### INSTRUCTIONS FOR THE TASK
Copy out all of the records. Keep every word exact.

--- START ---

# cxzheng/sprsolve

Measured on AMD Instinct MI355X. Metric: BiCGStab iterations/s (f64, 50M-row 7-point 3-D Poisson) + CSR SpMV GB/s vs HBM roofline, higher is better.
Workload: dtype f64

## Files before the change

### sprsolve_amd/csrc/capi.hip

```cpp
#include <sys/mman.h>

#include <cstdlib>
#include <memory>
#include <new>
#include <string>

#include "krylov.hpp"

using namespace sprs;

static_assert(sizeof(sprs_c64) == sizeof(cplx), "Complex<f64> layout");
static_assert(sizeof(sprs_c32) == sizeof(cplxf), "Complex<f32> layout");

#define SPRS_GUARD_BEGIN try {
#define SPRS_GUARD_END                         \
    }                                          \
    catch (const std::bad_alloc &) {           \
        return SPRS_ERR_HIP;                   \
    }                                          \
    catch (...) {                              \
        return SPRS_ERR_HIP;                   \
    }

extern "C" {
// ... 53 lines not shown
    (void)hipSetDevice(c->device);
    (void)hipStreamSynchronize(c->stream);
    if (c->d_part) (void)hipFree(c->d_part);
    if (c->d_scal) (void)hipFree(c->d_scal);
    if (c->h_scal) (void)hipHostFree(c->h_scal);
    if (c->own_stream && c->stream) (void)hipStreamDestroy(c->stream);
    delete c;
    return SPRS_OK;
}

int sprs_ctx_sync(sprs_ctx *c) {
    if (!c) return SPRS_INVALID_ARGUMENT;
    SPRS_HIP_TRY(c, hipStreamSynchronize(c->stream));
    return SPRS_OK;
}

const char *sprs_last_error(const sprs_ctx *c) { return c ? c->err : "null context"; }

int sprs_ctx_set(sprs_ctx *c, const char *key, int64_t value) {
    if (!c || !key) return SPRS_INVALID_ARGUMENT;
    std::string k(key);
    if (k == "grid") { if (value < 8 || value > MAX_GRID) return SPRS_INVALID_ARGUMENT; c->grid = (int)(value & ~7); }
    else if (k == "spmv_grid") { if (value > MAX_GRID / 2 || (value >= 0 && value < 8)) return SPRS_INVALID_ARGUMENT; c->spmv_grid = value < 0 ? -1 : (int)(value & ~7); }
    else if (k == "xcd_chunk") c->xcd_chunk = value < 0 ? -1 : (value ? 1 : 0);
    else if (k == "spmv_dict") { if (value < -1 || value > 2) return SPRS_INVALID_ARGUMENT; c->spmv_dict = (int)value; }
    else if (k == "spmv_wide") c->spmv_wide = value < 0 ? -1 : (value ? 1 : 0);
    else if (k == "spmv_uniform") c->spmv_uniform = value < 0 ? -1 : (value ? 1 : 0);
    else if (k == "spmv_period") c->spmv_period = value < 0 ? -1 : (value ? 1 : 0);
    else if (k == "spmv_triple") c->spmv_triple = value < 0 ? -1 : (value ? 1 : 0);
    else if (k == "spmv_seam") c->spmv_seam = value < 0 ? -1 : (value ? 1 : 0);
    else if (k == "spmv_tile") c->spmv_tile = value < 0 ? -1 : (value ? 1 : 0);
    else if (k == "spmv_chain") c->spmv_chain = value < 0 ? -1 : (value ? 1 : 0);
    else if (k == "spmv_fuse") c->spmv_fuse = value < 0 ? -1 : (value ? 1 : 0);
    else if (k == "bicg_k5") { if (value > 2) return SPRS_INVALID_ARGUMENT; c->bicg_k5 = value < 0 ? -1 : (int)value; }
    else if (k == "p2p_allreduce") c->p2p_allreduce = value < 0 ? -1 : (value ? 1 : 0);
    else if (k == "p2p_timeout_ms") c->p2p_timeout_ms = value < 1 ? 1 : value;
    else if (k == "ew_chunk") c->ew_chunk = value < 0 ? -1 : (value ? 1 : 0);
    else if (k == "stream_nt") c->stream_nt = value < 0 ? -1 : (value ? 1 : 0);
    else if (k == "spmv_eqrows") c->spmv_eqrows = value < 0 ? -1 : (value ? 1 : 0);
    else if (k == "spmv_wideload") c->spmv_wideload = value < 0 ? -1 : (value ? 1 : 0);
    else if (k == "halo_overlap") c->halo_overlap = value ? 1 : 0;
    else if (k == "gs_graph") c->gs_graph = value ? 1 : 0;
    else if (k == "poll") { if (value < 1) return SPRS_INVALID_ARGUMENT; c->poll = (int)value; }
    else return SPRS_INVALID_ARGUMENT;
    return SPRS_OK;
}
int64_t sprs_ctx_get(const sprs_ctx *c, const char *key) {
    if (!c || !key) return -1;
    std::string k(key);
    if (k == "grid") return c->grid;
    if (k == "xcd_chunk") return c->xcd_chunk;
    if (k == "spmv_grid") return c->spmv_grid;
    if (k == "spmv_dict") return c->spmv_dict;
    if (k == "spmv_wide") return c->spmv_wide;
    if (k == "spmv_uniform") return c->spmv_uniform;
    if (k == "spmv_period") return c->spmv_period;
    if (k == "spmv_triple") return c->spmv_triple;
    if (k == "spmv_seam") return c->spmv_seam;
    if (k == "spmv_tile") return c->spmv_tile;
    if (k == "spmv_chain") return c->spmv_chain;
    if (k == "spmv_fuse") return c->spmv_fuse;
    if (k == "bicg_k5") return c->bicg_k5;
    if (k == "p2p_allreduce") return c->p2p_allreduce;
    if (k == "p2p_timeout_ms") return c->p2p_timeout_ms;
    if (k == "ew_chunk") return c->ew_chunk;
    if (k == "stream_nt") return c->stream_nt;
    if (k == "spmv_eqrows") return c->spmv_eqrows;
    if (k == "spmv_wideload") return c->spmv_wideload;
    if (k == "halo_overlap") return c->halo_overlap;
    if (k == "gs_graph") return c->gs_graph;
    if (k == "poll") return c->poll;
    if (k == "num_cu") return c->num_cu;
    if (k == "device") return c->device;
    return -1;
}
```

--- END ---

### EXERCISE SOLUTION
# cxzheng/sprsolve

Measured on AMD Instinct MI355X. Metric: BiCGStab iterations/s (f64, 50M-row 7-point 3-D Poisson) + CSR SpMV GB/s vs HBM roofline, higher is better.
Workload: dtype f64

## Files before the change

### sprsolve_amd/csrc/capi.hip

```cpp
#include <sys/mman.h>

#include <cstdlib>
#include <memory>
#include <new>
#include <string>

#include "krylov.hpp"

using namespace sprs;

static_assert(sizeof(sprs_c64) == sizeof(cplx), "Complex<f64> layout");
static_assert(sizeof(sprs_c32) == sizeof(cplxf), "Complex<f32> layout");

#define SPRS_GUARD_BEGIN try {
#define SPRS_GUARD_END                         \
    }                                          \
    catch (const std::bad_alloc &) {           \
        return SPRS_ERR_HIP;                   \
    }                                          \
    catch (...) {                              \
        return SPRS_ERR_HIP;                   \
    }

extern "C" {
// ... 53 lines not shown
    (void)hipSetDevice(c->device);
    (void)hipStreamSynchronize(c->stream);
    if (c->d_part) (void)hipFree(c->d_part);
    if (c->d_scal) (void)hipFree(c->d_scal);
    if (c->h_scal) (void)hipHostFree(c->h_scal);
    if (c->own_stream && c->stream) (void)hipStreamDestroy(c->stream);
    delete c;
    return SPRS_OK;
}

int sprs_ctx_sync(sprs_ctx *c) {
    if (!c) return SPRS_INVALID_ARGUMENT;
    SPRS_HIP_TRY(c, hipStreamSynchronize(c->stream));
    return SPRS_OK;
}

const char *sprs_last_error(const sprs_ctx *c) { return c ? c->err : "null context"; }

int sprs_ctx_set(sprs_ctx *c, const char *key, int64_t value) {
    if (!c || !key) return SPRS_INVALID_ARGUMENT;
    std::string k(key);
    if (k == "grid") { if (value < 8 || value > MAX_GRID) return SPRS_INVALID_ARGUMENT; c->grid = (int)(value & ~7); }
    else if (k == "spmv_grid") { if (value > MAX_GRID / 2 || (value >= 0 && value < 8)) return SPRS_INVALID_ARGUMENT; c->spmv_grid = value < 0 ? -1 : (int)(value & ~7); }
    else if (k == "xcd_chunk") c->xcd_chunk = value < 0 ? -1 : (value ? 1 : 0);
    else if (k == "spmv_dict") { if (value < -1 || value > 2) return SPRS_INVALID_ARGUMENT; c->spmv_dict = (int)value; }
    else if (k == "spmv_wide") c->spmv_wide = value < 0 ? -1 : (value ? 1 : 0);
    else if (k == "spmv_uniform") c->spmv_uniform = value < 0 ? -1 : (value ? 1 : 0);
    else if (k == "spmv_period") c->spmv_period = value < 0 ? -1 : (value ? 1 : 0);
    else if (k == "spmv_triple") c->spmv_triple = value < 0 ? -1 : (value ? 1 : 0);
    else if (k == "spmv_seam") c->spmv_seam = value < 0 ? -1 : (value ? 1 : 0);
    else if (k == "spmv_tile") c->spmv_tile = value < 0 ? -1 : (value ? 1 : 0);
    else if (k == "spmv_chain") c->spmv_chain = value < 0 ? -1 : (value ? 1 : 0);
    else if (k == "spmv_fuse") c->spmv_fuse = value < 0 ? -1 : (value ? 1 : 0);
    else if (k == "bicg_k5") { if (value > 2) return SPRS_INVALID_ARGUMENT; c->bicg_k5 = value < 0 ? -1 : (int)value; }
    else if (k == "p2p_allreduce") c->p2p_allreduce = value < 0 ? -1 : (value ? 1 : 0);
    else if (k == "p2p_timeout_ms") c->p2p_timeout_ms = value < 1 ? 1 : value;
    else if (k == "ew_chunk") c->ew_chunk = value < 0 ? -1 : (value ? 1 : 0);
    else if (k == "stream_nt") c->stream_nt = value < 0 ? -1 : (value ? 1 : 0);
    else if (k == "spmv_eqrows") c->spmv_eqrows = value < 0 ? -1 : (value ? 1 : 0);
    else if (k == "spmv_wideload") c->spmv_wideload = value < 0 ? -1 : (value ? 1 : 0);
    else if (k == "halo_overlap") c->halo_overlap = value ? 1 : 0;
    else if (k == "gs_graph") c->gs_graph = value ? 1 : 0;
    else if (k == "poll") { if (value < 1) return SPRS_INVALID_ARGUMENT; c->poll = (int)value; }
    else return SPRS_INVALID_ARGUMENT;
    return SPRS_OK;
}
int64_t sprs_ctx_get(const sprs_ctx *c, const char *key) {
    if (!c || !key) return -1;
    std::string k(key);
    if (k == "grid") return c->grid;
    if (k == "xcd_chunk") return c->xcd_chunk;
    if (k == "spmv_grid") return c->spmv_grid;
    if (k == "spmv_dict") return c->spmv_dict;
    if (k == "spmv_wide") return c->spmv_wide;
    if (k == "spmv_uniform") return c->spmv_uniform;
    if (k == "spmv_period") return c->spmv_period;
    if (k == "spmv_triple") return c->spmv_triple;
    if (k == "spmv_seam") return c->spmv_seam;
    if (k == "spmv_tile") return c->spmv_tile;
    if (k == "spmv_chain") return c->spmv_chain;
    if (k == "spmv_fuse") return c->spmv_fuse;
    if (k == "bicg_k5") return c->bicg_k5;
    if (k == "p2p_allreduce") return c->p2p_allreduce;
    if (k == "p2p_timeout_ms") return c->p2p_timeout_ms;
    if (k == "ew_chunk") return c->ew_chunk;
    if (k == "stream_nt") return c->stream_nt;
    if (k == "spmv_eqrows") return c->spmv_eqrows;
    if (k == "spmv_wideload") return c->spmv_wideload;
    if (k == "halo_overlap") return c->halo_overlap;
    if (k == "gs_graph") return c->gs_graph;
    if (k == "poll") return c->poll;
    if (k == "num_cu") return c->num_cu;
    if (k == "device") return c->device;
    return -1;
}
```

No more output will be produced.